It took me a while to accept networking as a critical element of my business marketing. I can’t deny it- one of the key benefits of freelance life is showing up to work in my activewear (Activewear, Activewear), so the thought of strapping on the heels and a shiny smile to sell myself to a room full of other people selling themselves initially took considerable mental effort.

Over the years, however, I’ve experienced first hand the value of networking events, especially for freelance businesses:

  • You get to interact and connect with people, real live people, who also run businesses.
  • It’s a ridiculously cheap form of marketing which is personal and targeted.
  • It removes the professional isolation that can be experienced when your walk colleague has four legs, a tail, and really doesn’t give a flying hoot about anything other than walkies.

At a basic level, networking is about relationships. Yes, I’m gagging at using this word, but it’s true. It’s about meeting and connecting with people, and creating an impression about yourself and about your business that makes it easy for them to think of you when they or someone they know need your specific services.

It’s having a mutually beneficial conversation with another person who may never ever become a client, but may know your ideal client and hook you up, and can give you the opportunity to hook up people you know with businesses that solve their dilemmas. Mutual, you read?

Sign up:

You’ve been invited to a breakfast, a biz expo, a lunch or a ‘workshop with networking opportunities.’ It’s local to you, affordable, the speaker sounds amazing, the date suits, there’s food not cooked by you. Go for it!

Your number one priority when you sign up? Manage your expectations.

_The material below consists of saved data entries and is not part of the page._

@@ -594,8 +605,8 @@
     RT2_VARIANT(92, K_ASSIST, render_assist<kAssist12>, 768, "assist12/max3f8/w6"),
     RT2_VARIANT(136, K_SMEM, render_smem<kSmemDefault>, 256, "smem/256/max3f8/coop32/w6/lockstep"),
     RT2_VARIANT(227, K_MFMA, render_mfma<kMfmaK5>, 256, "mfma/256/k5/coop8/w3/imax/minred/ymma/t12/llds/ser4/cmp"),
-    RT2_VARIANT(353, K_MFMA, render_mfma_k5r<kt_cr(kt_park(kt_pair(kt_xl(kt_win(kt_res(false, false, true, 4), kResWin)))))>, 1024, "mfmar/1024/kt4/res38/coop4/w4/cmp/dpp/lean/lw/pp4", kResGroups),
-    RT2_VARIANT(354, K_MFMA, render_mfma_k5r<kt_cr(kt_park(kt_pair(kt_xl(kt_win(kt_res(false, true, true), kResWin)))))>, 1024, "mfmar/1024/kt4/res38/coop4/w4/cmp/fair/dpp/lean/lw", kResGroups),
+    RT2_VARIANT(353, K_MFMA, render_mfma_k5r<kt_cr16(kt_park(kt_pair(kt_xl(kt_win(kt_res(false, false, true, 4), kResWin)))))>, 1024, "mfmar/1024/kt4/res38/coop4/w4/cmp/dpp/lean/lw/pp4", kResGroups),
+    RT2_VARIANT(354, K_MFMA, render_mfma_k5r<kt_cr16(kt_park(kt_pair(kt_xl(kt_win(kt_res(false, true, true), kResWin)))))>, 1024, "mfmar/1024/kt4/res38/coop4/w4/cmp/fair/dpp/lean/lw", kResGroups),
     RT2_VARIANT(355, K_MFMA, render_mfma_k5r<kt_win(kt_res(true, false, true, 4), kResWin)>, 1024, "mfmarl2/1024/kt4/res38l2/coop4/w4/cmp/dpp/lean/lw/pp4", kResL2Groups),
     RT2_VARIANT(356, K_MFMA, render_mfma_k5r<kt_win(kt_res(true, true, true), kResWin)>, 1024, "mfmarl2/1024/kt4/res38l2/coop4/w4/cmp/fair/dpp/lean/lw", kResL2Groups),
     RT2_VARIANT(380, K_MFMA, render_mfma_k5t<kt_tiles_flow4()>, 1024, "mfmat5/1024/kt4/tile19/coop0/w4/cmp/regs/perm/lw/flowp/lean"),
@@ -632,7 +643,9 @@
     RT2_VARIANT(408, K_MFMA, render_mfma_k5r<kt_xl(kt_win(kt_res(false, true, true), kResWin))>, 1024, "mfmar/1024/kt4/res38/coop4/w4/cmp/fair/dpp/lean/lw/nopair/nopark", kResGroups),
     RT2_VARIANT(409, K_MFMA, render_mfma_k5r<kt_park(kt_pair(kt_xl(kt_win(kt_res(false, false, true, 4), kResWin))))>, 1024, "mfmar/1024/kt4/res38/coop4/w4/cmp/dpp/lean/lw/pp4/nocr", kResGroups),
     RT2_VARIANT(410, K_MFMA, render_mfma_k5r<kt_park(kt_pair(kt_xl(kt_win(kt_res(false, true, true), kResWin))))>, 1024, "mfmar/1024/kt4/res38/coop4/w4/cmp/fair/dpp/lean/lw/nocr", kResGroups),
-    RT2_VARIANT(411, K_MFMA, render_mfma_k5r<kt_cr(kt_pair(kt_xl(kt_win(kt_res(false, false, true, 0, true), kResWin))))>, 1024, "mfmar/1024/kt4/res38/coop4/w4/cmp/diag/dpp/lean/lw/xl/cr", kResGroups),
+    RT2_VARIANT(411, K_MFMA, render_mfma_k5r<kt_cr16(kt_pair(kt_xl(kt_win(kt_res(false, false, true, 0, true), kResWin))))>, 1024, "mfmar/1024/kt4/res38/coop4/w4/cmp/diag/dpp/lean/lw/xl/cr16", kResGroups),
+    RT2_VARIANT(412, K_MFMA, render_mfma_k5r<kt_cr(kt_park(kt_pair(kt_xl(kt_win(kt_res(false, false, true, 4), kResWin)))))>, 1024, "mfmar/1024/kt4/res38/coop4/w4/cmp/dpp/lean/lw/pp4/cr32", kResGroups),
+    RT2_VARIANT(413, K_MFMA, render_mfma_k5r<kt_cr(kt_park(kt_pair(kt_xl(kt_win(kt_res(false, true, true), kResWin)))))>, 1024, "mfmar/1024/kt4/res38/coop4/w4/cmp/fair/dpp/lean/lw/cr32", kResGroups),
     RT2_VARIANT(370, K_MFMA, render_mfma_k5t<kt_tiles_flow()>, 768, "mfmat5/768/kt4/tile19/coop0/w3/cmp/regs/perm/lw/flowp"),
     RT2_VARIANT(368, K_MFMA, render_mfma_k5t<[] { MfmaSpec x = kt_tiles_flow(); x.diag = true; return x; }()>, 768, "mfmat5/768/kt4/tile19/coop0/w3/cmp/regs/perm/lw/flowp/diag"),
     RT2_VARIANT(369, K_MFMA, render_mfma_k5t<[] { MfmaSpec x = kt_tiles_flow(); x.flow_prio = false; return x; }()>, 768, "mfmat5/768/kt4/tile19/coop0/w3/cmp/regs/perm/lw/flow"),
@@ -1661,7 +1674,7 @@
 extern "C" int rt2_mfma_probe(rt2_scene* s, int layout, const float* rays, int32_t n_rays, float* terms,
                               uint16_t* frags, float* rinfo, uint8_t* accept) {
     if (!s || !rays || n_rays <= 0 || n_rays % 64 != 0 || !terms || !frags || !rinfo || !accept ||
-        layout < 0 || layout > 6 || s->n_tris < 1 || !s->mfma_ok) {
+        layout < 0 || layout > 7 || s->n_tris < 1 || !s->mfma_ok) {
         rt2h::set_error("rt2_mfma_probe: bad argument (n_rays a positive multiple of 64, a scene in the filter's "
                         "range)");
         return -1;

Don’t attend with the assumption that you’re going to completely fill your booking list for the next twelve months, or make sales. You may not even make any firm leads. Rather, use it as an opportunity to:

  • Polish your pitch
  • Cement your service offerings
  • Clarify and test your key messages
  • Interact with a specific type of client you haven’t had access to prior

Personally, I make a silent goal to have a good, fun, informative conversation with three people I haven’t met before.

Show up:

You’re at the event, clutching a champagne flute, feeling nervous and nauseous facing a room of people who seem to already know each other, and are in earnest, intense conversation.

Take a deep breath, my pretty. It’s all good.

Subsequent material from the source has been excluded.